Pacific women put aside political differences for common goal
Women from seven Pacific Islands gather to discuss how to boost the representation of women in elected positions in the region.
A group of Pacific women politicians and leaders have put aside any political differences to join forces to boost the number of Pacific women in political positions.
The Pacific has the lowest number of women in government in the world at just 4-point-7 percent.
Amelia Langford spoke to some of the participants.
Twenty women from seven Pacific Island states came together for a three-day workshop, which was organised by the Asia Pacific Forum on Women, Law and Development and the Fiji Women's Rights Movement. The regional co-ordinator of the workshop, Kate Lappin, says the group identified some of the key barriers to women's participating in politics and ways to overcome them. She says one of the challenges is to shift people's attitudes in the Pacific about the rights of women to be part of the political process.
KATE LAPPIN: We also are trying to prepare women for a different form of leadership - a transformative form of leadership, that perhaps models something other than the adversarial nature of politics that is part of the barrier to women's participation.

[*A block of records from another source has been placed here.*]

@@ -184,7 +187,7 @@
                     for (int k = 0; k < 4; k++) u[k] = mf_comb3(c2[q2][k], c1[q2][k], c0[q2][k]);
                     const uint32_t t01 = __builtin_amdgcn_perm((uint32_t)u[1], (uint32_t)u[0], sel01);
                     const uint32_t t23 = __builtin_amdgcn_perm((uint32_t)u[3], (uint32_t)u[2], sel23);
-                    *reinterpret_cast<uint32_t *>(t_w + (16 * qq) * P + 64 * qq + 16 * slot) = t01 | t23;
+                    *reinterpret_cast<uint32_t *>(t_w + (16 * qq) * P + mf_skew(qq) + 16 * slot) = t01 | t23;
                 }
                 __builtin_amdgcn_sched_barrier(0);
             }
@@ -214,7 +217,7 @@
         for (int qq = 0; qq < 4; qq++) {
             const uint32_t t01 = __builtin_amdgcn_perm((uint32_t)u[qq][1], (uint32_t)u[qq][0], sel01);
             const uint32_t t23 = __builtin_amdgcn_perm((uint32_t)u[qq][3], (uint32_t)u[qq][2], sel23);
-            *reinterpret_cast<uint32_t *>(t_w + (16 * qq) * P + 64 * qq + 16 * slot) = t01 | t23;
+            *reinterpret_cast<uint32_t *>(t_w + (16 * qq) * P + mf_skew(qq) + 16 * slot) = t01 | t23;
         }
         if constexpr (GUARD) {
             uint32_t m[4];
@@ -241,7 +244,7 @@
                         const int b = __builtin_ctz(flL), qq = b >> 2, k = b & 3;
                         flL &= flL - 1;
                         const uint32_t e = mf_exact_u(wd, sbuf + (4 * gL + k) * SP + 4 * (16 * wave + 4 * qq + (rL >> 2)) + (rL & 3), 4, 0, 0xffff) ^ 0x80u;
-                        if (lane == L) *(t_w + (16 * qq) * P + 64 * qq + 16 * slot + k) = static_cast<uint8_t>(e);
+                        if (lane == L) *(t_w + (16 * qq) * P + mf_skew(qq) + 16 * slot + k) = static_cast<uint8_t>(e);
                     }
                 }
             }
@@ -249,63 +252,65 @@
     };
     auto vset = [&](int j, int buf, auto oddt) {
         constexpr bool ODD = decltype(oddt)::value;
-        long A[4];
+        long A[3];
         uint32_t al[4];
 #pragma unroll
-        for (int q = 0; q < 4; q++) A[q] = *reinterpret_cast<const long *>((ODD ? t_ro : t_r) + (4 * q) * P);
-#pragma unroll
-        for (int q = 0; q < 4; q++) al[q] = *((ODD ? t_ao : t_ae) + (4 * q) * P);
-        int u[4][3];
+        for (int q = 0; q < 3; q++) A[q] = *reinterpret_cast<const long *>((ODD ? t_ro : t_r) + q * P);
+#pragma unroll
+        for (int i = 0; i < 4; i++) al[i] = *((ODD ? t_ao : t_ae) + (4 * i) * P);
+        int u[3][4];
         if constexpr (!GUARD && !SCORE) {
 #pragma unroll
             for (int hf = 0; hf < 2; hf++) {
+                const int nq = 2 - hf;
                 v4i c2[2], c1[2], c0[2];
 #pragma unroll
-                for (int q2 = 0; q2 < 2; q2++) {
+                for (int q2 = 0; q2 < nq; q2++) {
                     c2[q2] = __builtin_amdgcn_mfma_i32_16x16x32_i8(A[2 * hf + q2], bv2, zero, 0, 0, 0);
                     c1[q2] = __builtin_amdgcn_mfma_i32_16x16x32_i8(A[2 * hf + q2], bv1, zero, 0, 0, 0);
                     c0[q2] = __builtin_amdgcn_mfma_i32_16x16x32_i8(A[2 * hf + q2], bv0, sv, 0, 0, 0);
                 }
 #pragma unroll
-                for (int q2 = 0; q2 < 2; q2++)
-#pragma unroll
-                    for (int i = 0; i < 3; i++) u[2 * hf + q2][i] = mf_comb3(c2[q2][i], c1[q2][i], c0[q2][i]);
+                for (int q2 = 0; q2 < nq; q2++)
+#pragma unroll
+                    for (int i = 0; i < 4; i++) u[2 * hf + q2][i] = mf_comb3(c2[q2][i], c1[q2][i], c0[q2][i]);
                 __builtin_amdgcn_sched_barrier(0);
             }
         } else {
-            v4i c2[4], c1[4], c0[4];
-#pragma unroll
-            for (int q = 0; q < 4; q++) {
+            v4i c2[3], c1[3], c0[3];
+#pragma unroll
+            for (int q = 0; q < 3; q++) {
                 c2[q] = __builtin_amdgcn_mfma_i32_16x16x32_i8(A[q], bv2, zero, 0, 0, 0);
                 c1[q] = __builtin_amdgcn_mfma_i32_16x16x32_i8(A[q], bv1, zero, 0, 0, 0);
                 c0[q] = __builtin_amdgcn_mfma_i32_16x16x32_i8(A[q], bv0, sv, 0, 0, 0);
             }
 #pragma unroll
-            for (int q = 0; q < 4; q++)
-#pragma unroll
-                for (int i = 0; i < 3; i++) u[q][i] = mf_comb3(c2[q][i], c1[q][i], c0[q][i]);
+            for (int q = 0; q < 3; q++)
+#pragma unroll
+                for (int i = 0; i < 4; i++) u[q][i] = mf_comb3(c2[q][i], c1[q][i], c0[q][i]);
         }
         u32x4 o;
 #pragma unroll
-        for (int q = 0; q < 4; q++) {
-            const uint32_t t01 = __builtin_amdgcn_perm((uint32_t)u[q][1], (uint32_t)u[q][0], 0x0c0c0703u);
-            const uint32_t t23 = __builtin_amdgcn_perm(al[q], (uint32_t)u[q][2], 0x04030c0cu);
-            o[q] = t01 | t23;
+        for (int i = 0; i < 4; i++) {
+            const uint32_t t01 = __builtin_amdgcn_perm((uint32_t)u[1][i], (uint32_t)u[0][i], 0x0c0c0703u);
+            const uint32_t t23 = __builtin_amdgcn_perm(al[i], (uint32_t)u[2][i], 0x04030c0cu);
+            o[i] = t01 | t23;
         }
         uint8_t *op = s_out + buf * 16 * OP + o_w;
         *reinterpret_cast<u32x4 *>(op) = o;
         if constexpr (GUARD) {
-            uint32_t m[4];
-#pragma unroll
-            for (int q = 0; q < 4; q++)
-                m[q] = min(min(static_cast<uint32_t>(u[q][0]) & 0x00ffffffu, static_cast<uint32_t>(u[q][1]) & 0x00ffffffu), static_cast<uint32_t>(u[q][2]) & 0x00ffffffu);
-            const uint32_t mm = min(min(min(m[0], m[1]), m[2]), m[3]);
+            uint32_t m[3];
+#pragma unroll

And Kate Lappin says the group also came up with ways to overcome those barriers, including setting up a a regional Pacific caucus or network to support ongoing dialogue and solidarity. Fiji's former minister for Women and Social Welfare, Lavinia Padarath, says she has gained a lot from the workshop.

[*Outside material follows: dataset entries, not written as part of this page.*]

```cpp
int device_loop_begin(icpk_ctx* ctx, const icpk_params* p, bool throttled, bool mirror, bool defer) {
  LoopInitArgs a{};
  a.st = ctx->st_dev;
  if (throttled || mirror) {
    ctx->loop_epoch = (ctx->loop_epoch % 1000000) + 1;
    a.epoch = ctx->loop_epoch;
    a.progress = ctx->progress_dev;
    a.mirror = mirror ? ctx->st_mirror_dev : nullptr;
  }
  a.max_iterations = p->max_iterations;
  a.min_pairs = p->min_pairs;
  a.solve = p->solve;
  a.fixed_iterations = p->fixed_iterations;
  a.threshold = p->threshold;
  std::memcpy(a.last_rotation, p->last_rotation, sizeof(a.last_rotation));
  std::memcpy(a.last_translation, p->last_translation, sizeof(a.last_translation));
  if (defer) {
    ctx->pending_init = a;
    ctx->init_pending = true;
  } else {
    launch_loop_init(a, ctx->stream);
    ICPK_HIP(ctx, hipGetLastError());
  }
  const int nsum = loop_nsum(p);
// ... 156 lines not shown
  if (rc) return rc;
  if (!p || !T_out) return ICPK_E_ARG;
  if (p->nn_mode == ICPK_NN_MAP) return fail(ctx, ICPK_E_ARG, "ICPK_NN_MAP is single-context only");
  if (p->solve == ICPK_SOLVE_PLANE_TO_PLANE) return fail(ctx, ICPK_E_ARG, "the query-sharded loop has no plane-to-plane flavour");
  if (colored_step(ctx, p)) return fail(ctx, ICPK_E_ARG, "the query-sharded loop has no colored flavour (icpk_set_colored is on)");
  if (!ctx->comm) return fail(ctx, ICPK_E_NOT_SET, "icpk_comm_init_rccl has not been called");
  if (p->solve != ICPK_SOLVE_REFERENCE && p->solve != ICPK_SOLVE_KABSCH)
    return fail(ctx, ICPK_E_ARG, "the query-sharded loop supports the reference and Kabsch flavours");
  if (p->max_iterations < 0 || p->max_iterations > LOOP_MAX_ITER) return fail(ctx, ICPK_E_ARG, "max_iterations out of range");
  if (p->min_pairs < 1) return fail(ctx, ICPK_E_ARG, "min_pairs must be >= 1");
  if (ctx->robust_on) return fail(ctx, ICPK_E_ARG, "robust alignment is not available in the query-sharded loop");
  ICPK_HIP(ctx, hipSetDevice(ctx->device));
  reset_outputs(T_out, stats);
  icpk_params q = *p;
  q.nn_mode = ICPK_NN_GRID;
  rc = begin_alignment(ctx);
  if (rc) return rc;
  const LoopGuard guard{ctx};
  rc = device_loop_begin(ctx, &q, false);
  if (rc) return rc;
  ctx->loop_nact = NSUM;
  const int B = red_blocks(ctx->src.n);
  auto sweep = [&]() -> int {
    int r = enqueue_nn(ctx, ICPK_NN_GRID);
    if (r) return r;
    r = enqueue_reduce(ctx, q.max_nn_dist);
    if (r) return r;
    launch_reduce_final_shard(ctx->partial, ctx->pcount, B, ctx->red_out, ctx->st_dev, ctx->stream);
    return icpk_comm_allreduce_device(ctx, ctx->red_out, NSUM + 1);
  };
  rc = sweep();
// ... 28 lines not shown
  if (gicp && ctx->robust_on) return fail(ctx, ICPK_E_ARG, "plane-to-plane has no robust form (icpk_set_robust is on)");
  if (gicp && (!ctx->have_normals || !ctx->have_src_normals))
    return fail(ctx, ICPK_E_NOT_SET, "plane-to-plane needs source and target normals");
  const bool colored = colored_step(ctx, p);
  if (colored && ctx->robust_on) return fail(ctx, ICPK_E_ARG, "colored ICP has no robust form (icpk_set_robust is on)");
  if (colored && (!ctx->have_src_colors || !ctx->have_tgt_colors || !ctx->have_color_gradients))
    return fail(ctx, ICPK_E_NOT_SET, "colored ICP needs source colours, target colours and target colour gradients");
  if (ctx->robust_on && p->solve == ICPK_SOLVE_REFERENCE)
    return fail(ctx, ICPK_E_ARG, "robust alignment needs the Kabsch or point-to-plane flavour");
  int rc = check_ready(ctx);
  if (rc) {
    if (stats) stats->status = rc;
    return rc;
  }
  ICPK_HIP(ctx, hipSetDevice(ctx->device));
  rc = begin_alignment(ctx);
  if (rc) return rc;
  const bool robust = ctx->robust_on;
  if (robust && ctx->src.n > 0 && (rc = ensure_robust(ctx, ctx->src.n))) return rc;
  if (!p->host_loop && !ctx->log_fn && ctx->src.n > 0 && p->max_iterations <= LOOP_MAX_ITER)
    return align_device_loop(ctx, p, T_out, stats);

  Profiler pf(ctx, p);
  const bool p2l = p->solve == ICPK_SOLVE_POINT_TO_PLANE;
  const int nsum = robust ? (p2l ? NP2L_W : NSUM_W) : (p2l || gicp ? NP2L : NSUM);
  double Tk[12] = {1, 0, 0, 0, 0, 1, 0, 0, 0, 0, 1, 0};
  double sums[NSUM_MAX];
  int64_t npairs = 0, kept = 0;
  double wsum = 0.0;
  RobustSel sel{};
  float mse = 0.f;
  auto sweep = [&]() -> int {
    int r = pf.sweep(p->nn_mode);
    if (r) return r;
    r = pf.stamp(&pf.red);
    if (r) return r;
// ... 148 lines not shown
```

icp_slam_prototype_amd/csrc/icpk_api.cpp:

```cpp
#include <cmath>
#include <cstdlib>
#include <cstring>
#include <string>

#include "icpk_ctx.h"
#include "solve_impl.h"

using namespace icpk;

namespace {

int upload_cloud(icpk_ctx* ctx, Cloud& c, const float* x, const float* y, const float* z, int n, float pad,
                 hipMemcpyKind kind, bool sync = true) {
  if (n < 0 || (n > 0 && (!x || !y || !z))) return fail(ctx, ICPK_E_ARG, "bad cloud pointers/size");
  int rc = ensure_cloud(ctx, c, n);
  if (rc) return rc;
  if (n > 0 && kind == hipMemcpyHostToDevice && !sync) {
    PinnedBuf<float>& stage = (&c == &ctx->tgt) ? ctx->stage_t : ctx->stage_s;
    if ((rc = stage.reserve(ctx, (size_t)3 * c.cap))) return rc;
    std::memcpy(stage, x, (size_t)n * sizeof(float));
    std::memcpy(stage + c.cap, y, (size_t)n * sizeof(float));
    std::memcpy(stage + 2 * (size_t)c.cap, z, (size_t)n * sizeof(float));
    ICPK_HIP(ctx, hipMemcpyAsync(c.base, stage, ((size_t)2 * c.cap + n) * sizeof(float), hipMemcpyHostToDevice, ctx->stream));
  } else if (n > 0) {
// ... 121 lines not shown
  ICPK_HIP(ctx, hipSetDevice(ctx->device));
  int rc = upload_cloud(ctx, ctx->src0, x, y, z, n, 0.f, k, sync);
  if (rc) return rc;
  ctx->have_src = true;
  ctx->have_assoc = false;
  ctx->have_seed = false;
  ctx->have_qperm = false;
  return copy_src0_to_src(ctx);
}

int copy_src0_to_src(icpk_ctx* ctx) {
  ctx->rec_pending = false;
  if (ctx->src_pristine && ctx->tune.pristine_skip && ctx->src.n == ctx->src0.n) return ICPK_OK;
  int rc = ensure_cloud(ctx, ctx->src, ctx->src0.n);
  if (rc) return rc;
  const Cloud &a = ctx->src0, &b = ctx->src;
  if (a.cap == b.cap) {
    ICPK_HIP(ctx, hipMemcpyAsync(b.base, a.base, (size_t)3 * a.cap * sizeof(float), hipMemcpyDeviceToDevice, ctx->stream));
  } else {
    const int m = round_up(a.n < 1 ? 1 : a.n, NN_TILE);
    ICPK_HIP(ctx, hipMemcpyAsync(b.x(), a.x(), (size_t)m * sizeof(float), hipMemcpyDeviceToDevice, ctx->stream));
    ICPK_HIP(ctx, hipMemcpyAsync(b.y(), a.y(), (size_t)m * sizeof(float), hipMemcpyDeviceToDevice, ctx->stream));
    ICPK_HIP(ctx, hipMemcpyAsync(b.z(), a.z(), (size_t)m * sizeof(float), hipMemcpyDeviceToDevice, ctx->stream));
  }
  ctx->src_pristine = true;
  return ICPK_OK;
}

int check_ready(icpk_ctx* ctx) {
  if (!ctx) return ICPK_E_ARG;
  if (!ctx->have_tgt || !ctx->have_src) return fail(ctx, ICPK_E_NOT_SET, "source or target cloud not set");
  if (ctx->tgt.n <= 0) return fail(ctx, ICPK_E_EMPTY_TARGET, "target cloud is empty");
  return ICPK_OK;
}

int pad_target(icpk_ctx* ctx) {
  Cloud& c = ctx->tgt;
  const int padded = round_up(c.n < 1 ? 1 : c.n, NN_TILE);
  launch_fill_f32(c.x() + c.n, padded - c.n, __builtin_inff(), ctx->stream);
  launch_fill_f32(c.y() + c.n, padded - c.n, __builtin_inff(), ctx->stream);
// ... 306 lines not shown
```

icp_slam_prototype_amd/csrc/icpk_ctx.h:

```cpp
#pragma once
#include <hip/hip_runtime.h>

#include <chrono>
#include <string>
#include <thread>
#include <vector>

#include "icpk.h"
#include "icpk_internal.h"

struct icpk_ctx;

namespace icpk {

inline int hip_failure(icpk_ctx* ctx, const char* what, hipError_t e);
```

LAVINIA PADARATH: To me, it has been the empowerment of women to participate to take part in the political life of each country - I think the Pacific badly needs that so it is very motivating and encouraging in that way that a group of us can come together.

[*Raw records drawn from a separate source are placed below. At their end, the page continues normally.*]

template <int kMode, int BN, int kEpi>
__global__ void __launch_bounds__(GEMM_THREADS, 1) k_tc_gemm(const GemmArgs p) {
  using Cfg = GemmCfg<BN>;
  constexpr bool kFast = is16(kMode);
  extern __shared__ uint8_t smem_raw[];
  const uint32_t base = (smem_u32(smem_raw) + 1023u) & ~1023u;
  uint8_t* gen_base = smem_raw + (base - smem_u32(smem_raw));
  const uint32_t bar0 = base + Cfg::NSTAGE * Cfg::STAGE_BYTES;
  auto full_bar = [&](int s) { return bar0 + 8u * s; };
  auto empty_bar = [&](int s) { return bar0 + 8u * (Cfg::NSTAGE + s); };
  const uint32_t dfull_bar = bar0 + 8u * (2 * Cfg::NSTAGE);
  uint32_t* tmem_slot = reinterpret_cast<uint32_t*>(gen_base + Cfg::NSTAGE * Cfg::STAGE_BYTES + 8 * (2 * Cfg::NSTAGE + 2));

  const uint32_t epi_done = dfull_bar + 8u;
  const int warp = threadIdx.x >> 5, lane = threadIdx.x & 31;
  const int n_tiles = p.n_mtiles * p.n_ntiles;

  if (threadIdx.x == 0) {
    for (int s = 0; s < Cfg::NSTAGE; ++s) {
      mbar_init(full_bar(s), 1);
      mbar_init(empty_bar(s), 1);
    }
    mbar_init(dfull_bar, 1);
    mbar_init(epi_done, 4 * GEMM_NSUB);
    fence_barrier_init();
  }
  if (warp == 1) tmem_alloc<Cfg::TMEM_COLS>(smem_u32(tmem_slot));
// ... 67 lines not shown
#pragma unroll
            for (int ks = 0; ks < 4; ++ks)
              umma<kMode>(tmem_base + nh * Cfg::NPER, adesc + 2 * ks, bdesc + 2 * ks, idesc, (kc | ks) != 0);
          }
          umma_commit(empty_bar(sl));
        }
        umma_commit(dfull_bar);
      }
      if (p.prof) {
        p.prof[(size_t)blockIdx.x * 8 + 1] = w_ops;
        p.prof[(size_t)blockIdx.x * 8 + 2] = w_epi;
        p.prof[(size_t)blockIdx.x * 8 + 5] = tl;
        p.prof[(size_t)blockIdx.x * 8 + 6] = clock64() - t_start;
      }
    }
  } else {
   int tl = 0;
   long long w_acc = 0, t_epi = 0;
   for (int tile = blockIdx.x; tile < n_tiles; tile += gridDim.x, ++tl) {
    const int mt = tile / p.n_ntiles, nt = tile - mt * p.n_ntiles;
    float* bias_s = reinterpret_cast<float*>(gen_base + Cfg::BIAS_OFF) + (tl & 1) * BN;
    for (int i = threadIdx.x - 64; i < BN; i += GEMM_THREADS - 64) bias_s[i] = p.bias[nt * BN + i];
    named_bar_sync(1, GEMM_THREADS - 64);
    const int q = warp & 3;
    const int row = q * 32 + lane;
    const int grow = mt * TILE_M + row;
    const bool rvalid = grow < p.m_rows;
    const long long pc0 = p.prof ? clock64() : 0;
    mbar_wait(dfull_bar, (uint32_t)(tl & 1));
    tc_fence_after();
    const long long pc1 = p.prof ? clock64() : 0;
    const uint32_t trow = tmem_base + ((uint32_t)(q * 32) << 16);
    if constexpr (kEpi == EPI_F32) {
      float rs = 1.0f;
      if (p.rowscale != nullptr && rvalid) rs = p.rowscale[grow];
      for (int c0 = ((warp - 2) >> 2) * 32; c0 < BN; c0 += 32 * GEMM_NSUB) {
        float v[32];
        tmem_ld32(trow + c0, v);
        tmem_wait_ld();
        const int gcol = nt * BN + c0;
        if (rvalid) {
          const float4* b4 = reinterpret_cast<const float4*>(bias_s + c0);
          float* orow = p.out_f32 + (size_t)grow * p.ldo + gcol;
#pragma unroll
          for (int e = 0; e < 32; e += 4) {
            const float4 b = b4[e >> 2];
            float4 o;
            o.x = fmaf(rs, b.x, v[e + 0]);
            o.y = fmaf(rs, b.y, v[e + 1]);
            o.z = fmaf(rs, b.z, v[e + 2]);
            o.w = fmaf(rs, b.w, v[e + 3]);
            if (p.relu) {
              o.x = fmaxf(o.x, 0.f); o.y = fmaxf(o.y, 0.f); o.z = fmaxf(o.z, 0.f); o.w = fmaxf(o.w, 0.f);
            }
            if (gcol + e + 3 < p.n_valid) {
              *reinterpret_cast<float4*>(orow + e) = o;
            } else {
              if (gcol + e + 0 < p.n_valid) orow[e + 0] = o.x;
              if (gcol + e + 1 < p.n_valid) orow[e + 1] = o.y;
              if (gcol + e + 2 < p.n_valid) orow[e + 2] = o.z;
            }
          }
        }
      }
    } else {
      constexpr int EPC = epc(kMode);
      constexpr int UNIT = EPC / 32;
      constexpr int NBLK = BN / EPC;
      const int sub = (warp - 2) >> 2;
      const int n_my = ((NBLK - sub + GEMM_NSUB - 1) / GEMM_NSUB) * UNIT;
      auto group_c0 = [&](int k) { return ((sub + GEMM_NSUB * (k / UNIT)) * UNIT + (k % UNIT)) * 32; };
      uint8_t* stg = gen_base + (sub * 4 + q) * 4096;
      const int crow = lane >> 3, cpiece = lane & 7;
      auto stg_at = [&](int r, int pc) { return stg + r * 128 + ((pc ^ (r & 7)) << 4); };
      const int row0 = mt * TILE_M + q * 32;
      uint32_t ow[32];
      [[maybe_unused]] uint4 rnext[8];
      if constexpr (kEpi == EPI_RESID_OP) {
        if (n_my > 0) {
          const uint4* nblk = reinterpret_cast<const uint4*>(p.resid + hres_index(row0, nt * BN + group_c0(0), 0));
#pragma unroll
          for (int i = 0; i < 8; ++i) rnext[i] = nblk[i * 32 + lane];
        }
      }
      for (int gk = 0; gk < n_my; ++gk) {
        const int c0 = group_c0(gk);
        float v[32];
        tmem_ld32(trow + c0, v);
        tmem_wait_ld();
        const int gcol = nt * BN + c0;
        const float4* b4 = reinterpret_cast<const float4*>(bias_s + c0);
        if constexpr (kEpi == EPI_RESID_OP) {
          float* rblk = p.resid + hres_index(row0, gcol, 0);
#pragma unroll
          for (int i = 0; i < 8; ++i) *reinterpret_cast<uint4*>(stg_at(4 * i + crow, cpiece)) = rnext[i];
          if (gk + 1 < n_my) {
            const uint4* nblk = reinterpret_cast<const uint4*>(p.resid + hres_index(row0, nt * BN + group_c0(gk + 1), 0));
#pragma unroll
            for (int i = 0; i < 8; ++i) rnext[i] = nblk[i * 32 + lane];
          }
          __syncwarp();
#pragma unroll
          for (int e = 0; e < 32; e += 4) {
            const float4 b = b4[e >> 2];
            float4 h = *reinterpret_cast<const float4*>(stg_at(lane, e >> 2));
            h.x += v[e + 0] + b.x;
            h.y += v[e + 1] + b.y;
            h.z += v[e + 2] + b.z;
            h.w += v[e + 3] + b.w;
            *reinterpret_cast<float4*>(stg_at(lane, e >> 2)) = h;
            v[e + 0] = h.x; v[e + 1] = h.y; v[e + 2] = h.z; v[e + 3] = h.w;
          }
          __syncwarp();
#pragma unroll
          for (int i = 0; i < 8; ++i)
            if (row0 + 4 * i + crow < p.m_rows)
              reinterpret_cast<uint4*>(rblk)[i * 32 + lane] = *reinterpret_cast<const uint4*>(stg_at(4 * i + crow, cpiece));
          __syncwarp();
        } else {
#pragma unroll
          for (int e = 0; e < 32; e += 4) {
            const float4 b = b4[e >> 2];
            if constexpr (kEpi == EPI_SILU_OP) {
              v[e + 0] = silu<kFast>(v[e + 0] + b.x); v[e + 1] = silu<kFast>(v[e + 1] + b.y);
              v[e + 2] = silu<kFast>(v[e + 2] + b.z); v[e + 3] = silu<kFast>(v[e + 3] + b.w);
            } else {
              v[e + 0] += b.x; v[e + 1] += b.y; v[e + 2] += b.z; v[e + 3] += b.w;
            }
          }
        }
        if constexpr (kMode == PREC_FP16) {
#pragma unroll
          for (int e = 0; e < 32; ++e) v[e] *= p.out_scale;
        }
        const bool flush = (EPC == 32) || ((c0 & 32) != 0);
        if constexpr (EPC == 32) {
#pragma unroll
          for (int j = 0; j < 32; ++j) ow[j] = f32_to_tf32(v[j]);
        } else {
          if ((c0 & 32) == 0) {
#pragma unroll
            for (int j = 0; j < 16; ++j) ow[j] = pack_h2<kMode>(v[2 * j], v[2 * j + 1]);
          } else {
#pragma unroll
            for (int j = 0; j < 16; ++j) ow[16 + j] = pack_h2<kMode>(v[2 * j], v[2 * j + 1]);
          }
        }
        if (flush) {
#pragma unroll
          for (int pc = 0; pc < 8; ++pc)
            *reinterpret_cast<uint4*>(stg_at(lane, pc)) = make_uint4(ow[4 * pc], ow[4 * pc + 1], ow[4 * pc + 2], ow[4 * pc + 3]);
          __syncwarp();
          const int cb0 = nt * BN + (c0 / EPC) * EPC;
          if constexpr (kEpi == EPI_BF16) {
            uint8_t* obase = reinterpret_cast<uint8_t*>(p.out_f32) + (size_t)cb0 * 2 + cpiece * 16;
#pragma unroll
            for (int i = 0; i < 8; ++i) {
              const int r = 4 * i + crow;
              if (row0 + r < p.m_rows)
                *reinterpret_cast<uint4*>(obase + (size_t)(row0 + r) * p.ldo * 2) = *reinterpret_cast<const uint4*>(stg_at(r, cpiece));
            }
          } else {
            uint8_t* dst = p.out_op + ((size_t)mt * p.out_op_chunks + cb0 / EPC) * A_CHUNK_BYTES + q * 4096;
#pragma unroll
            for (int i = 0; i < 8; ++i)
              if (row0 + 4 * i + crow < p.m_rows)
                reinterpret_cast<uint4*>(dst)[i * 32 + lane] = reinterpret_cast<const uint4*>(stg)[i * 32 + lane];
          }
          __syncwarp();
        }
      }
    }
    tc_fence_before();
    __syncwarp();
    if (lane == 0) mbar_arrive(epi_done);
    if (p.prof) { w_acc += pc1 - pc0; t_epi += clock64() - pc1; }
   }
   if (p.prof && warp == 2 && lane == 0) {
     p.prof[(size_t)blockIdx.x * 8 + 3] = w_acc;
     p.prof[(size_t)blockIdx.x * 8 + 4] = t_epi;
   }
  }
  tc_fence_before();
  __syncthreads();
  if (warp == 1) tmem_dealloc<Cfg::TMEM_COLS>(tmem_base);
}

Lavinia Padarath, who is also the president of the Fiji Labour Party, says for the first time women from Fiji were able to put aside any political differences to work on a common goal of getting more women into politics.
LAVINIA PADARATH: The three oldest parties in the country have been working together - we are united for the first time so we are working together and that's one of our goals and this workshop training has encouraged us even more to include more women.
Papua New Guinea's Minister for Community Development, Loujaya Kouza, agrees the workshop has been a success. The group has elected Ms Kouza as chair of its new regional women's caucus.
LOUJAYA KOUZA: Wherever we can we want to be that united caucus for the region of women, helping to support, to facilitate, to talk about what it is that needs to be attended to regionally, what needs to be supported, whether by way of networking, by way of awareness, by way of prayer support, by way of monetary support, how can we do this, and to just work it together.
Loujaya Kouza says one of the group's first priorities will be to support women in Fiji who plan to participate in the country's upcoming elections in September. Ms Kouza says it's intimidating being a woman trying to break into politics.
LOUJAYA KOUZA: It is a very very big challenge for example they don't judge you by the content of your character or your qualifications or whatever but they judge you by what you look like or whatever, whatever. They like you or they don't like you. They don't know anything about you but it can be most intimidating.
Loujaya Kouza says being a woman politician means her private life has become part of the public domain. Participants in the workshop also included the first woman elected in the Cook Islands from the outer islands, five Fijian women elected in the 2006 democratic elections and a number of women planning to contest future elections.